Nothing about the sparks and 3" diameter but 90% of stove problems do come from the venting.

Eric


----------



## hossthehermit (Dec 12, 2008)

StoveMiser said:
			
		

> I have a 10 foot vertical rise and have seen the odd got ember come out and drift several feet before going out. I thought the rise would take care of sparks, but I'm guessing the combustion blower in my big e is pretty strong to push sparks through a 45, 90, cleanout and 10 feet of vertical rise.

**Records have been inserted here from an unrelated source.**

# HybridRobotics/ilqr-iterative-tasks

Measured on AMD Instinct MI355X. Metric: batched iLQR iterations/s (n=6,m=2,N=20), higher is better.
Workload: dtype f64

## Files before the change

ilqr_iterative_tasks_amd/csrc/i2lqr_abi.hip:

```cpp
#include <hip/hip_runtime.h>

#include <atomic>
#include <cmath>
#include <cstdarg>
#include <cstdio>
#include <cstdlib>
#include <cstring>
#include <mutex>
#include <new>
#include <unordered_set>

#include "../../include/i2lqr.h"
#include "i2lqr_devcfg.hpp"
#include "i2lqr_geometry.hpp"
#include "i2lqr_group.h"
#include "i2lqr_host.hpp"
#include "i2lqr_kernels.h"
#include "i2lqr_lane12.h"
#include "i2lqr_rccl.hpp"
#include "i2lqr_select.hpp"
#include "i2lqr_wave_ls.h"
#include "i2lqr_wave_box.h"
#include "i2lqr_wave_obs.h"

// ... 107 lines not shown
                (long long)(rec & 0xfffffff));
  }
#else
  (void)stream;
#endif
  return rc;
}
}

struct i2lqr_handle {
  i2lqr_config cfg;
  int lanes;
  size_t lds_bytes;
  int device;
  void* ws = nullptr;
  int64_t ws_bytes = 0;
  int64_t compact_min_batch = -1;
  int opt_defer = -1, opt_reroll = -1, opt_lds_steps = -1, opt_merge = -1, opt_ckpt = -1, opt_stagger = -1;
  int wave_tail = -1;
  int opt_pair = -1;
  int opt_two_x = -1;
  int opt_chunk_step = -1;
  int opt_fuse = -1;
  int opt_final_round = -1;
  int opt_first_chunk = -1;
  int opt_fstep = -1;
  int opt_group = -1;
  int opt_spec = -1;
  int opt_group_ws = -1;
  int opt_group_overlap = -1;
  int opt_obs = 0;
  i2lqr::StateBox box;
  int opt_ls = 0;
  int opt_group_fixed = -1;
  struct Epilogue {
    const int32_t* qfun;
    int outer_iter, max_relax_iter;
    void* cost_it;
    void* part;
    int64_t* best_idx;
    void* best_cost;
    bool fused;
  };
  static constexpr unsigned kTickets = 16;
  unsigned* ticket = nullptr;
  std::atomic<unsigned> ticket_next{0};
  hipEvent_t ev_ready = nullptr, ev_side_done = nullptr;
  bool side_pending = false;
  DeviceGeometry geo;
};

namespace {
thread_local i2lqr_handle::Epilogue* t_epi = nullptr;
}

namespace {

enum FusedKernel { K_WAVE, K_WAVE_LS, K_WAVE_OBS, K_WAVE_BOX, K_GROUP, K_GROUP16, K_GROUP_WS, K_SPEC, K_SPEC16, K_QUAD, K_INVALID };
constexpr int64_t kAutoGroupBatch = 1024;
constexpr int64_t kAutoSpecBatch = 12288;

FusedKernel select_fused(const i2lqr_handle* h, int64_t B, bool early_exit, const char** why) {
  static const char* none = "";
  if (!why) why = &none;
  if (h->box.on()) {
    if (h->opt_group == 8 || h->opt_group == 16) {
// ... 110 lines not shown
  static constexpr int n = Sys::n, m = Sys::m, LANES = 64;
  using Cfg = DevCfg<T, n, m>;

  static size_t lds_bytes(int N) { return (size_t)Layout<Sys>(N).total * sizeof(T) * (64 / LANES); }
  static size_t fstep_lds_bytes(int N) {
    return (size_t)Layout<Sys>(N, true).total * sizeof(T) * (64 / LANES);
  }
  static constexpr bool kHasFstep = Sys::n <= 6;
  static unsigned grid(int64_t B) { return (unsigned)((B + (64 / LANES) - 1) / (64 / LANES)); }

  static int prepare(i2lqr_handle* h) {
    h->lanes = LANES;
    h->lds_bytes = lds_bytes(h->cfg.N);
    if (h->lds_bytes > h->geo.max_dyn_lds)
      return fail(I2LQR_ERR_UNSUPPORTED, "horizon %d needs %zu B of LDS per wavefront (> %zu KiB)",
                  h->cfg.N, h->lds_bytes, h->geo.max_dyn_lds / 1024);
    if (h->lds_bytes > h->geo.default_dyn_lds)
      for (const void* kernel :
           {(const void*)k_iterate<T, Sys, LANES, false>, (const void*)k_iterate<T, Sys, LANES, true>,
            (const void*)k_backward<T, Sys, LANES, false>, (const void*)k_backward<T, Sys, LANES, true>,
            (const void*)k_forward<T, Sys, LANES, false>, (const void*)k_forward<T, Sys, LANES, true>,
            (const void*)k_rollout<T, Sys, LANES, false>, (const void*)k_rollout<T, Sys, LANES, true>})
        HIP_TRY(hipFuncSetAttribute(kernel, hipFuncAttributeMaxDynamicSharedMemorySize,
                                    (int)h->lds_bytes));
    return I2LQR_OK;
  }

  static int iterate(i2lqr_handle* h, int64_t B, int n_iters, int early_exit, void* X, void* U,
                     const void* x_term, void* lamb, const void* obs, void* cost, void* K, void* k,
                     int32_t* iters, int32_t* status, hipStream_t s) {
    const Cfg c = make_dev_cfg<T, n, m>(h->cfg);
    IterArgs<T> a = iter_args<T>(B, n_iters, early_exit, X, U, x_term, lamb, obs, cost, K, k, iters,
                                 status);
#ifdef I2LQR_STAMPS
    a.dbg = (unsigned long long*)h->ws;
#endif
    const char* why = "";
    const FusedKernel fk = select_fused(h, B, early_exit != 0, &why);
    if (t_epi && (fk == K_GROUP || fk == K_GROUP16 || fk == K_GROUP_WS)) {
      a.qfun = t_epi->qfun;
      a.outer_iter = t_epi->outer_iter;
      a.max_relax_iter = t_epi->max_relax_iter;
      a.cost_it = (T*)t_epi->cost_it;
      if (t_epi->best_idx) {
        a.pick_part = (MinPair<T>*)t_epi->part;
        a.pick_ticket = h->ticket + h->ticket_next.fetch_add(1, std::memory_order_relaxed) %
                                        i2lqr_handle::kTickets;
        a.best_idx = t_epi->best_idx;
        a.best_cost = (T*)t_epi->best_cost;
      }
      t_epi->fused = true;
    }
    switch (fk) {
      case K_INVALID:
        return fail(I2LQR_ERR_UNSUPPORTED, "%s", why);
      case K_SPEC:
      case K_SPEC16:
        if constexpr (m == 2 && n + m <= 8) {
          HIP_TRY(group_spec_iterate<T>(h->cfg, a, s, fk == K_SPEC16 ? 16 : 8));
          return I2LQR_OK;
        }
        break;
      case K_GROUP:
        if constexpr (m == 2 && n + m <= 8) {
          HIP_TRY(group_iterate<T>(h->cfg, a, s));
          return I2LQR_OK;
// ... 48 lines not shown
    const int64_t waves_per_cu = (grid(B) + h->geo.cus - 1) / h->geo.cus;
    const bool fstep = kHasFstep && lds_f <= h->geo.default_dyn_lds &&
                       (h->opt_fstep >= 0 ? h->opt_fstep != 0
                                          : waves_per_cu * lds_f <= h->geo.lds_per_cu - 10 * 1024);
    if constexpr (kHasFstep) {
      if (fstep) {
        with_weights(c.flags, [&](auto W) {
          hipLaunchKernelGGL((k_iterate<T, Sys, LANES, W, true>), dim3(grid(B)), dim3(64), lds_f, s, c, a);
        });
        HIP_TRY(hipGetLastError());
        return I2LQR_OK;
      }
    }
    with_weights(c.flags, [&](auto W) {
      hipLaunchKernelGGL((k_iterate<T, Sys, LANES, W>), dim3(grid(B)), dim3(64), h->lds_bytes, s, c, a);
    });
    HIP_TRY(hipGetLastError());
    return I2LQR_OK;
  }
  static int names_pair(i2lqr_handle*, int64_t, int) { return 0; }
  static int solve_chained(i2lqr_handle* h, int64_t L, int k, void* X, void* U, const void* x_term,
                           void* lamb, const void* obs, void* cost, void* K, void* kk, int32_t* iters,
                           int32_t* status, hipStream_t s) {
    if constexpr (m == 2 && n + m <= 8) {
      if (h->opt_spec == 0 || h->opt_group == 8 || h->opt_group == 64 ||
          !group_spec_chain_supported(h->cfg, L))
        return fail(I2LQR_ERR_UNSUPPORTED, "chains run on the sixteen-lane speculative kernel: a "
                    "bicycle plant with Q = R = 0, at most %lld chains, a horizon whose three-wavefront "
                    "buffers fit a CU's LDS (solve the chain steps one after the other instead)",
                    (long long)h->geo.scaled(512));
      IterArgs<T> a = iter_args<T>(L, h->cfg.max_iter, 1, X, U, x_term, lamb, obs, cost, K, kk, iters,
                                   status);
      a.chain_len = k;
      HIP_TRY(group_spec_chain<T>(h->cfg, a, s));
      return I2LQR_OK;
    }
    return fail(I2LQR_ERR_UNSUPPORTED, "chains are built for the m = 2 plants");
  }
  static int rollout(i2lqr_handle* h, int64_t B, void* X, void* U, const void* x_term, void* cost,
                     hipStream_t s) {
    const Cfg c = make_dev_cfg<T, n, m>(h->cfg);
    with_weights(c.flags, [&](auto W) {
      hipLaunchKernelGGL((k_rollout<T, Sys, LANES, W>), dim3(grid(B)), dim3(64), h->lds_bytes, s, c,
                         B, (T*)X, (T*)U, (const T*)x_term, (T*)cost);
    });
    HIP_TRY(hipGetLastError());
    return I2LQR_OK;
  }
  static int backward(i2lqr_handle* h, int64_t B, const void* X, const void* U, const void* x_term,
                      const void* lamb, const void* obs, void* K, void* k, hipStream_t s) {
    const Cfg c = make_dev_cfg<T, n, m>(h->cfg);
    with_weights(c.flags, [&](auto W) {
      hipLaunchKernelGGL((k_backward<T, Sys, LANES, W>), dim3(grid(B)), dim3(64), h->lds_bytes, s, c,
                         B, (const T*)X, (const T*)U, (const T*)x_term, (const T*)lamb,
                         (const T*)obs, (T*)K, (T*)k);
    });
    HIP_TRY(hipGetLastError());
    return I2LQR_OK;
  }
  static int forward(i2lqr_handle* h, int64_t B, const void* X, const void* U, const void* x_term,
                     const void* K, const void* k, void* Xn, void* Un, void* cost_new,
                     hipStream_t s) {
    const Cfg c = make_dev_cfg<T, n, m>(h->cfg);
    with_weights(c.flags, [&](auto W) {
      hipLaunchKernelGGL((k_forward<T, Sys, LANES, W>), dim3(grid(B)), dim3(64), h->lds_bytes, s, c,
                         B, (const T*)X, (const T*)U, (const T*)x_term, (const T*)K, (const T*)k,
// ... 248 lines not shown
      a.cp.user_tiled = TILED ? 1 : 0;
      a.cp.orig = orig;
      if (dst) a.cp.dst = *dst;
      a.cp.count_out = count_out;
      a.cp.usr = usr;
    };
    int round = 0;
    int cur = 0;
    const bool only_chunk = len >= max_iter;
    plan_exit(a0, true, nullptr, only_chunk ? nullptr : &cv.set[cur], cv.count + round);
    launch_iterate<TILED>(h->geo, c, a0, B, s, h->opt_pair);
    done += len;
    const unsigned cgrid = (unsigned)((B + 255) / 256);
    bool src_user = true;
    const int32_t* count_in = nullptr;
    LaneSet<T> src = usr;
    const int final_round = (!spec_tail || wave_tail <= 0) ? 0
        : (h->opt_final_round >= 0 ? h->opt_final_round : kFinalRound);
    while (done < max_iter) {
      int32_t* const count = cv.count + round;
      if (!fused)
        hipLaunchKernelGGL((k_lane_compact<T, TILED>), dim3(cgrid), dim3(256), 0, s, n, m, N, src,
                           src_user ? 1 : 0, count_in, cv.set[cur], count, usr, c.trap);
      const LaneSet<T>& w = cv.set[cur];
      const bool tail_ran = wave_tail > 0 && done >= 4;
      const bool last_round = final_round > 0 && round + 1 >= final_round && tail_ran;
      if (tail_ran) {
        using WL = Launch<T, Sys>;
        const size_t lds_f = WL::fstep_lds_bytes(N);
        IterArgs<T> t = iter_args<T>(B, max_iter, 1, w.X, w.U, w.x_term, w.lamb, w.obs, w.cost, w.K,
                                     w.k, w.iters, w.status);
        t.count = count; t.count_max = last_round ? (int)B : wave_tail; t.max_total = max_iter;
        t.set_stride = B;
        if (spec_tail) {
          t.orig = w.orig;
          t.out_X = usr.X; t.out_U = usr.U; t.out_K = usr.K; t.out_k = usr.k;
          t.out_lamb = usr.lamb; t.out_cost = usr.cost;
          t.out_iters = usr.iters; t.out_status = usr.status;
          t.out_B = usr.B; t.out_tiled = TILED ? 1 : 0;
          if constexpr (m == 2 && n + m <= 8) HIP_TRY(group_spec_tail<T>(h->cfg, t, s));
        } else if (WL::kHasFstep && lds_f <= h->geo.default_dyn_lds) {
          if constexpr (WL::kHasFstep) {
            with_weights(c.flags, [&](auto W) {
              hipLaunchKernelGGL((k_iterate<T, Sys, 64, W, true, true>), dim3(wave_tail), dim3(64),
                                 lds_f, s, c, t);
            });
          }
        }
      }
      if (last_round && spec_tail && tail_ran) {
        src_user = true;
        break;
      }
      len = done < 12 ? step : done;
      if (done + len > max_iter || round + 2 >= kMaxRounds) len = max_iter - done;
      LaneArgs<T> a = a0;
      set_io(a, len, 1, w);
      a.K = nullptr; a.k = nullptr;
      a.count = count; a.resume = 1;
      plan_exit(a, false, w.orig, done + len >= max_iter ? nullptr : &cv.set[cur ^ 1],
                cv.count + round + 1);
      LaneArgs<T> ap = a;
      ap.ckpt = 0;
      ap.merge = h->opt_merge >= 0 ? h->opt_merge : 0;
      ap.reroll = h->opt_reroll >= 0 ? h->opt_reroll : 0;
      const unsigned pair_max = pair_max_grid(h->geo);
// ... 506 lines not shown
  return B % 64 == 0 ? I2LQR_LAYOUT_BATCH_TILED : I2LQR_LAYOUT_BATCH_MINOR;
}
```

I guess there's no getting around a spark or two...good thing the roof is asphalt and not cedar.



Did somebody tell you that asphalt won't burn???? If so, they lied.


----------



## StoveMiser (Dec 12, 2008)

I'm sure asphalt can burn, but the likelyhood of a spark igniting a cold shingled roof must be pretty slim... Nonetheless, I'm not happy that the occasional hot ember comes out of my vent, but what's the alternative when I already have 10 feet of rise? I'm considering adding another 5 foot section in the off season, but that most likely won't make a big difference. Doesn't seem like there are any other solutions. 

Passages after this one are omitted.